Task brief: Set out exactly every line of the entries below, starting at the line that holds "-385,7 +400,10 @@" and stopping after the line that holds "uint64_t luma_any = __ballot(any);".

Stored items:
@@ -108,46 +140,29 @@
   xcd_unit_slot(ux, slot);
   if (!route_active(a.rt, slot, a.bmode ? SK_B : SK_P)) return;
   const size_t rcur = route_index(a.rt, a.nbuf, slot, RO_CUR);
-  const int W = g.W, cw = g.cw(), CH = g.ch();
-  const int mb0 = ux * kMbsPerWave, mx0 = mb0 % g.wmb, my0 = mb0 / g.wmb;
-  auto locate = [&](int qi, int& mx, int& my, size_t& o, bool& work, int& qp) {
-    const bool live = mb0 + qi < nmb;
-    const int d = live ? qi : nmb - 1 - mb0;
-    mx = mx0 + d;
-    my = my0;
+  const int W = g.W;
+  const int mb0 = ux * kMbsPerWave;
+
+  __shared__ uint32_t s_px[kMbsPerWave][2][16][4];
+  __shared__ int s_d8[kMbsPerWave][4][64];
+
+  int lv[16];
+  int res[16];
+  uint32_t prw[4];
+
+  {
+    const bool live = mb0 + q < nmb;
+    const int d = live ? q : nmb - 1 - mb0;
+    int mx = mb0 % g.wmb + d, my = mb0 / g.wmb;
 #pragma unroll
     for (int i = 0; i < 3; ++i) {
       const bool wrap = mx >= g.wmb;
       mx -= wrap ? g.wmb : 0;
       my += wrap ? 1 : 0;
     }
-    o = static_cast<size_t>(slot) * nmb + mb0 + d;
-    work = live && !(a.intra_cost[o] < a.me_cost[o]);
-    qp = clampi(a.qp[slot] + (a.aq ? a.aq[o] : 0), 0, 51);
-    return live;
-  };
-
-  __shared__ uint32_t s_px[kMbsPerWave][2][16][4];
-  __shared__ int s_d8[kMbsPerWave][4][64];
-
-  auto store_levels = [](int16_t* dst, const int* v) {
-    uint32_t w[8];
-#pragma unroll
-    for (int i = 0; i < 8; ++i) w[i] = (static_cast<uint32_t>(v[2 * i]) & 0xFFFFu) | (static_cast<uint32_t>(v[2 * i + 1]) << 16);
-    reinterpret_cast<uint4*>(dst)[0] = make_uint4(w[0], w[1], w[2], w[3]);
-    reinterpret_cast<uint4*>(dst)[1] = make_uint4(w[4], w[5], w[6], w[7]);
-  };
-
-  int lv[16];
-  int res[16];
-  uint32_t prw[4];
-  uint64_t luma_any = 0;
-
-  {
-    int mx, my, qp;
-    size_t o;
-    bool work;
-    const bool live = locate(q, mx, my, o, work, qp);
+    const size_t o = static_cast<size_t>(slot) * nmb + mb0 + d;
+    const bool work = live && !(a.intra_cost[o] < a.me_cost[o]);
+    const int qp = clampi(a.qp[slot] + (a.aq ? a.aq[o] : 0), 0, 51);
     MbHeader* h = a.hdr + o;
     int16_t* coef = a.coef + o * h264::kCoefPerMb;
     if (live && !work && l == 0) {
@@ -385,7 +400,10 @@
       if (any) h264::inverse_core4x4(res);
     }
     const bool t8_coded = ((__ballot(keep8) >> (16 * q)) & 0xFFFFu) != 0;
-    luma_any = __ballot(any);
+    if (a.qp_flags) {
+      const uint64_t luma_any = __ballot(any);
+      if (live && l == 0) a.qp_flags[o] = !work ? 2 : (((luma_any >> (16 * q)) & 0xFFFFu) != 0 ? 1 : 0);
+    }
     if (work) {
       uint8_t* recy = a.rec_y + rcur * g.ysize() + static_cast<size_t>(Y0 + lby) * W + X0 + lbx;
 #pragma unroll
@@ -420,130 +438,164 @@
     }
   }
 
-  {
-    const int comp = (lane >> 2) & 1, cb = lane & 3;
-    int mx, my, qpy;
-    size_t o;
-    bool work;
-    const bool live = locate((lane >> 3) & 3, mx, my, o, work, qpy);
-    work = work && lane < 32;
-    const MbHeader* h = a.hdr + o;
-    int16_t* coef = a.coef + o * h264::kCoefPerMb;
-    const int qpc = h264::chroma_qp(qpy, a.chroma_qp_offset);
-    const int cbx = (cb & 1) * 4, cby = (cb >> 1) * 4;
-    int mfc[3], dvc[3];
-    int dc = 0, score = 0;
-    if (work) {
-#pragma unroll
-      for (int c = 0; c < 3; ++c) {
-        mfc[c] = h264::kQuantMF[qpc % 6][c];
-        dvc[c] = h264::kDequantV[qpc % 6][c];
-      }
-      const uint8_t* srcc = (comp == 0 ? a.src_u : a.src_v) + slot * g.csize();
-      const int px0 = mx * 8 + cbx, py0 = my * 8 + cby;
-      int pv[4][4];
-      if (!a.bmode) {
-        const int cmx = a.mv8 ? a.mv8[o * 8 + cb * 2] : a.mv[o * 2], cmy = a.mv8 ? a.mv8[o * 8 + cb * 2 + 1] : a.mv[o * 2 + 1];
-        const int r = a.mref ? a.mref[o] : 0;
-        chroma_mc4x4((comp == 0 ? a.refs_u[r] : a.refs_v[r]) + route_index(a.rt, a.nbuf, slot, RO_L0 + r) * g.csize(), cw,
-                     CH, px0, py0, cmx, cmy, pv);
-        if (a.wp && r == 0) {
-          const int* wt = a.wp + slot * 8;
-          const int w = wt[3 + 2 * comp], wo = wt[4 + 2 * comp], d = wt[7];
-          if (w != (1 << d) || wo != 0) {
-#pragma unroll
-            for (int y = 0; y < 4; ++y)
-#pragma unroll
-              for (int x = 0; x < 4; ++x) pv[y][x] = wp_sample(pv[y][x], w, wo, d);
-          }
-        }
+}
+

Your response:
@@ -385,7 +400,10 @@
       if (any) h264::inverse_core4x4(res);
     }
     const bool t8_coded = ((__ballot(keep8) >> (16 * q)) & 0xFFFFu) != 0;
-    luma_any = __ballot(any);
+    if (a.qp_flags) {
+      const uint64_t luma_any = __ballot(any);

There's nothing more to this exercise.